В ней снова вспыхнула обида, и слезы безудержно покатились по ее щекам.
– Дорогая сестра, не нужно так убиваться, – бросился утешать ее Бао-юй, – я за них обоих прошу у тебя прощения.
– Какое это имеет к вам отношение? – спросила его Пин-эр.
– Мы, братья и сестры, все равно что один человек, – возразил Бао-юй. – Если они кого-нибудь обидели, я тоже обязан просить за них прощения… Как жаль, что твое новое платье испачкано! – вдруг воскликнул он, меняя тему разговора. – Может быть, ты переоденешься в платье сестры Хуа Си-жэнь, а мы пока почистим водкой пятна на твоем платье и прогладим его утюгом? Кроме того, тебе нужно причесаться.
Он тотчас же распорядился, чтобы служанки принесли воды для умывания и нагрели утюг.
Пин-эр уже давно слышала, что Бао-юй умеет исключительно обращаться с девушками. Что же касается Бао-юя, то он очень досадовал, что не может сблизиться с Пин-эр, так как она была наложницей Цзя Ляня и доверенной служанкой Фын-цзе. И вот сейчас, глядя на Бао-юя, Пин-эр все больше убеждалась, что слухи о нем не лишены оснований: он внимателен и заботлив даже в мелочах.
Между тем Си-жэнь открыла сундук, вытащила два не слишком поношенных платья и отдала их Пин-эр. Та стала умываться.
Бао-юй стоял рядом и, улыбаясь, говорил:
– Тебе, сестра, надо еще нарумяниться и припудриться, иначе будет заметно, что ты поссорилась с сестрой Фын-цзе. А ведь у нее сегодня торжественный день. Кроме того, старая госпожа присылала служанку, чтобы тебя утешить.
Пин-эр сочла совет Бао-юя разумным и стала искать пудру, но ее не оказалось. Тогда Бао-юй подбежал к туалетному столику, открыл вазочку из фарфора времен Сюань-дэ [143] , внутри которой рядками стояли яшмовые пластинки с десятью гнездами в каждой, а в гнездах – трубочки с пудрой, румянами, помадой. Бао-юй вытащил одну пластинку и, протягивая ее Пин-эр, с улыбкой сказал:
143
Сюань-дэ – девиз правления минского императора Сюань-цзуна с 1426 по 1435 г. Фарфоровые вазы, изготовлявшиеся в то время, высоко ценились в Китае.

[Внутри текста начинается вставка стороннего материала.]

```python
def conv3x3_wgrad(x: torch.Tensor, dy: torch.Tensor, ci: int, co: int, with_bias: bool = True,
                  dw: Optional[torch.Tensor] = None, db: Optional[torch.Tensor] = None, accumulate: bool = False):
    _need(x, _BF16, "conv3x3_wgrad x"); _need(dy, _BF16, "conv3x3_wgrad dy")
    n, h, wd, cx = x.shape
    if cx != ci or tuple(dy.shape) != (n, h, wd, _ru(co, 32)):
        raise ValueError(f"conv3x3_wgrad: shapes x={tuple(x.shape)} dy={tuple(dy.shape)} do not match Ci={ci} Co={co}")
    L = lib()
    if dw is None:
        if accumulate:
            raise ValueError("conv3x3_wgrad: accumulate needs an existing dw")
        dw = torch.empty((co, ci, 3, 3), dtype=_F32, device=x.device)
    if with_bias and db is None:
        if accumulate:
            raise ValueError("conv3x3_wgrad: accumulate needs an existing db")
        db = torch.empty((co,), dtype=_F32, device=x.device)
    _need(dw, _F32, "conv3x3_wgrad dw")
    ws, wsn = _WS.get(L.fosvos_conv3x3_wgrad_workspace_bytes(n, h, wd, ci, co), x.device)
    dev, st = _ctx(x)
    t0 = _pb()
    check(L.fosvos_conv3x3_wgrad_slabs(x.data_ptr(), dy.data_ptr(), 1 if with_bias else 0, n, h, wd, ci, co, ws, wsn, dev, st),
          "conv3x3_wgrad_slabs")
    _pe(t0, "conv3x3_wgrad", 2.0 * n * h * wd * 9 * ci * co, n * h * wd * 2 * (ci + dy.shape[3]))
    t0 = _pb()
    check(L.fosvos_conv3x3_wgrad_reduce(dw.data_ptr(), _p(db) if with_bias else None, n, h, wd, ci, co,
                                        1 if accumulate else 0, ws, wsn, dev, st), "conv3x3_wgrad_reduce")
    _pe(t0, "wgrad_reduce", 0.0, 4 * 9 * ci * co * 3)
    return dw, (db if with_bias else None)


def conv3x3_wgrad_one_call(x: torch.Tensor, dy: torch.Tensor, ci: int, co: int, with_bias: bool = True):
    _need(x, _BF16, "conv3x3_wgrad x"); _need(dy, _BF16, "conv3x3_wgrad dy")
    n, h, wd, _ = x.shape
    L = lib()
    dw = torch.empty((co, ci, 3, 3), dtype=_F32, device=x.device)
    db = torch.empty((co,), dtype=_F32, device=x.device) if with_bias else None
    ws, wsn = _WS.get(L.fosvos_conv3x3_wgrad_workspace_bytes(n, h, wd, ci, co), x.device)
    dev, st = _ctx(x)
    check(L.fosvos_conv3x3_wgrad(x.data_ptr(), dy.data_ptr(), dw.data_ptr(), _p(db), n, h, wd, ci, co, 0, ws, wsn, dev, st),
          "conv3x3_wgrad")
    return dw, db


def maxpool_fwd(x: torch.Tensor) -> torch.Tensor:
    _need(x, _BF16, "maxpool_fwd")
    n, h, w, c = x.shape
    y = torch.empty((n, (h + 1) // 2, (w + 1) // 2, c), dtype=_BF16, device=x.device)
    dev, st = _ctx(x)
    t0 = _pb()
    check(lib().fosvos_maxpool2x2_ceil_fwd(x.data_ptr(), y.data_ptr(), n, h, w, c, dev, st), "maxpool2x2_ceil_fwd")
    _pe(t0, "maxpool_fwd", 0.0, 2 * (x.numel() + y.numel()))
    return y


def maxpool_bwd(x: torch.Tensor, dy: torch.Tensor, relu_mask: bool = True) -> torch.Tensor:
    _need(x, _BF16, "maxpool_bwd x"); _need(dy, _BF16, "maxpool_bwd dy")
    n, h, w, c = x.shape
    if tuple(dy.shape) != (n, (h + 1) // 2, (w + 1) // 2, c):
        raise ValueError("maxpool_bwd: dy shape mismatch")
    dx = torch.empty_like(x)
    dev, st = _ctx(x)
    t0 = _pb()
    check(lib().fosvos_maxpool2x2_ceil_bwd(x.data_ptr(), dy.data_ptr(), dx.data_ptr(), n, h, w, c, 1 if relu_mask else 0,
                                           dev, st), "maxpool2x2_ceil_bwd")
    _pe(t0, "maxpool_bwd", 0.0, 2 * (2 * x.numel() + dy.numel()))
    return dx


def maxpool_bwd_codes(codes: torch.Tensor, dy: torch.Tensor, h: int, w: int, out: Optional[torch.Tensor] = None) -> torch.Tensor:
    _need(dy, _BF16, "maxpool_bwd_codes dy")
    n, oh, ow, c = dy.shape
    if (oh, ow) != ((h + 1) // 2, (w + 1) // 2) or c % 8:
        raise ValueError("maxpool_bwd_codes: dy shape mismatch")
    if not (codes.is_cuda and codes.is_contiguous() and codes.dtype == torch.int32) or codes.numel() != n * oh * ow * (c // 8):
        raise ValueError("maxpool_bwd_codes: codes must be a contiguous int32 [N, ceil(h/2), ceil(w/2), C/8] tensor on the GPU")
    dx = torch.empty((n, h, w, c), dtype=_BF16, device=dy.device) if out is None else out
    if out is not None:
        _need(out, _BF16, "maxpool_bwd_codes out")
        if out.numel() != n * h * w * c:
            raise ValueError("maxpool_bwd_codes: out size")
    dev, st = _ctx(dy)
# ... 1262 lines not shown
```

### fosvos_amd/networks/osvos_vgg.py

```python
import dataclasses
import os
from copy import deepcopy

import torch
import torch.nn as nn
import torch.nn.modules as modules

from fosvos_hip import engine
from layers.osvos_layers import interp_surgery
from util.logger import get_logger

log = get_logger(__file__)


class OSVOS_VGG(nn.Module):
    def __init__(self, pretrained=1):
        super(OSVOS_VGG, self).__init__()
        lay_list = [[64, 64],
                    ['M', 128, 128],
                    ['M', 256, 256, 256],
                    ['M', 512, 512, 512],
                    ['M', 512, 512, 512]]
        in_channels = [3, 64, 128, 256, 512]

# ... 93 lines not shown
        state = self.__dict__.copy()
        state.pop('_packs', None)
        state.pop('_fosvos_flat_grads', None)
        state['compute_side_outputs'] = True
        state['accumulate_grads_in_place'] = False
        return state

    def __setstate__(self, state):
        self.__dict__.update(state)
        self._packs = engine.PackedWeights()
        self.invalidate_weight_images()

    @staticmethod
    def _make_layers_osvos(cfg, in_channels):
        layers = []
        for v in cfg:
            if v == 'M':
                layers.append(nn.MaxPool2d(kernel_size=2, stride=2, ceil_mode=True))
            else:
                layers.extend([nn.Conv2d(in_channels, v, kernel_size=3, padding=1), nn.ReLU(inplace=True)])
                in_channels = v
        return nn.Sequential(*layers)

    def _initialize_weights(self, pretrained):
        for m in self.modules():
            if isinstance(m, nn.Conv2d):
                m.weight.data.normal_(0, 0.001)
                if m.bias is not None:
                    m.bias.data.zero_()
            elif isinstance(m, nn.ConvTranspose2d):
                m.weight.data.zero_()
                m.weight.data = interp_surgery(m)

        if pretrained == 1:
            self._load_from_pytorch()
        elif pretrained == 2:
            self._load_from_caffe()

    def _load_from_pytorch(self):
        log.info('Loading weights from PyTorch VGG')
        try:
            from torchvision.models import vgg16
        except ImportError as e:
            raise RuntimeError("OSVOS_VGG(pretrained=1) copies torchvision's ImageNet VGG-16, which needs "
                               "torchvision and network access; use pretrained=0 + load_state_dict, or "
                               "pretrained=2 with vgg_hed_caffe.mat") from e
        _vgg = vgg16(pretrained=True)
        src = [m for m in _vgg.features if isinstance(m, nn.Conv2d)]
        dst = [m for stage in self.stages for m in stage if isinstance(m, nn.Conv2d)]
        for d, s in zip(dst, src):
            d.weight = deepcopy(s.weight)
            d.bias = deepcopy(s.bias)

    def _load_from_caffe(self):
        log.info('Loading weights from Caffe VGG')
        import scipy.io
        from config.mypath import Path
        caffe_weights = scipy.io.loadmat(os.path.join(Path.models_dir(), 'vgg_hed_caffe.mat'))
        convs = [m for stage in self.stages for m in stage if isinstance(m, nn.Conv2d)]
        for k, conv in enumerate(convs):
            c_w = torch.from_numpy(caffe_weights['weights'][0][k].transpose())
            c_b = torch.from_numpy(caffe_weights['biases'][0][k][:, 0])
            assert conv.weight.data.shape == c_w.shape
            assert conv.bias.data.shape == c_b.shape
            conv.weight.data = c_w
            conv.bias.data = c_b


def _pass_flag(name):
    def get(self):
        return getattr(self._packs.flags, name)

    def set_(self, value):
        if name == 'defer_wgrad_join' and not value:
            self._packs.arenas.join()
        setattr(self._packs.flags, name, bool(value))

    return property(get, set_, doc='engine.PassFlags.' + name)


for _field in dataclasses.fields(engine.PassFlags):
    setattr(OSVOS_VGG, _field.name, _pass_flag(_field.name))
OSVOS_VGG.compact_stage1 = _pass_flag('compact_stage1')
```

### fosvos_amd/train_offline.py

```python
import timeit
from pathlib import Path
from typing import Optional

import torch
from torch import optim

from config.mypath import Path as P
from fosvos_hip.engine import PassFlags
from fosvos_hip.options import LoopOptions
from layers.osvos_layers import (class_balanced_cross_entropy_loss, class_balanced_cross_entropy_loss_frames_multi,
                                 stage_frames_loss_multi)
from util import gpu_handler, io_helper, experiment_helper, args_helper
from util.logger import get_logger
from util.network_provider import NetworkProvider, provider_mapping
from util.settings import OfflineSettings
import parallel

log = get_logger(__file__)
_hip_cbce = class_balanced_cross_entropy_loss

save_dir_models = Path('models')
save_dir_results = Path('results')
db_root_dir = None
synthetic_size = None
data_parallel = False
resident_train_set = False
microbatch_group = 1


def train_and_test(net_provider: NetworkProvider, settings: OfflineSettings) -> None:
    io_helper.write_settings(save_dir_models, net_provider.name, settings, variant_offline=settings.variant_offline)
    if settings.is_training:
        net_provider.load_network_train()
        shard = (parallel.rank(), parallel.world_size()) if data_parallel else None
        data_loader_train = io_helper.get_data_loader_train(db_root_dir, settings.batch_size_train,
                                                            synthetic=synthetic_size, shard=shard,
                                                            resident_set=resident_train_set)
        data_loader_test = io_helper.get_data_loader_test(db_root_dir, settings.batch_size_test,
                                                          synthetic=synthetic_size)
        optimizer = net_provider.get_optimizer()
        summary_writer = _get_summary_writer()
        _train(net_provider, data_loader_train, data_loader_test, optimizer, summary_writer, settings.start_epoch,
               settings.n_epochs, settings.avg_grad_every_n, settings.snapshot_every_n,
               settings.is_testing_while_training, settings.test_every_n, microbatch_group=microbatch_group)

    if settings.is_testing:
        if not settings.is_training:
            net_provider.load_network_test()
        data_loader = io_helper.get_data_loader_test(db_root_dir, settings.batch_size_test, synthetic=synthetic_size)
        if settings.variant_offline is None:
            save_dir = save_dir_results / net_provider.name / 'offline'
        else:
            save_dir = save_dir_results / net_provider.name / str(settings.variant_offline) / 'offline'
        experiment_helper.test(net_provider, data_loader, save_dir, settings.is_visualizing_results,
                               settings.eval_speeds)


def _get_summary_writer():
    return io_helper.get_summary_writer(save_dir_models, comment='-offline')


def _losses(net, minibatch):
    inputs, gts = gpu_handler.cast_cuda_if_possible([minibatch['image'], minibatch['gt']])
    outputs = net.forward(inputs)
    counts = parallel.batch_label_counts(gts) if data_parallel else None
    return [class_balanced_cross_entropy_loss(o, gts, size_average=False, batch_counts=counts) for o in outputs]


def window_closes(n_window: int, counter_gradient: int, avg_grad_every_n: int, max_window: int, end_of_epoch: bool) -> bool:
    return ((counter_gradient + n_window) % avg_grad_every_n == 0) or n_window >= max_window or end_of_epoch


def plan_passes(shapes, group: int):
    buckets = {}
    for i, shape in enumerate(shapes):
        shape = tuple(int(v) for v in shape)
        alone = shape[0] != 1 or (shape[-2] * shape[-1]) % 4 != 0
        buckets.setdefault(('alone', i) if alone else shape, []).append(i)
    passes = []
    for key, idx in buckets.items():
        if key[0] == 'alone':
            passes.append((idx, False))
        else:
            passes.extend((idx[j:j + group], True) for j in range(0, len(idx), group))
    return passes


def _losses_frames(outputs, gts, map_scale, ones, staged=None):
    k = gts.shape[0]
    if gts.is_cuda and class_balanced_cross_entropy_loss is _hip_cbce:
        return class_balanced_cross_entropy_loss_frames_multi(outputs, gts, map_scale, size_average=False,
                                                              backward_seed=(ones, 1.0), staged=staged), ones[:k]
    losses = torch.stack([torch.stack([class_balanced_cross_entropy_loss(o[i:i + 1], gts[i:i + 1], size_average=False)
                                       for o in outputs]) for i in range(k)])
    return losses, torch.tensor(map_scale, dtype=losses.dtype, device=losses.device).expand(k, -1)
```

– Здесь есть пудра, изготовленная из цветов жасмина с добавлением благовоний.
Пин-эр взяла одну трубочку, высыпала на ладонь немного пудры, внимательно посмотрела на бледно-розовый порошок и потерла им щеку. Пудра действительно оказалась замечательной – она ложилась ровным слоем, освежала лицо и не была столь жесткой, как другие пудры. Затем девушка заметила, что в другой трубочке, воткнутой в пластинку, есть румяна, с виду напоминающие розовую пасту.
– Румяна, которые продаются в лавках, обычно бывают грязные и не такие яркие, как эти, – пояснил Бао-юй. – Это сок из лучших румян, его развели в воде, дали отстояться, затем сварили на пару из росы, собранной с цветов. Если взять чуточку этих румян на кончик шпильки, их будет достаточно, чтобы покрасить губы; а если добавить к ним воду и растереть на ладони, то одной капли достаточно, чтобы нарумянить все лицо.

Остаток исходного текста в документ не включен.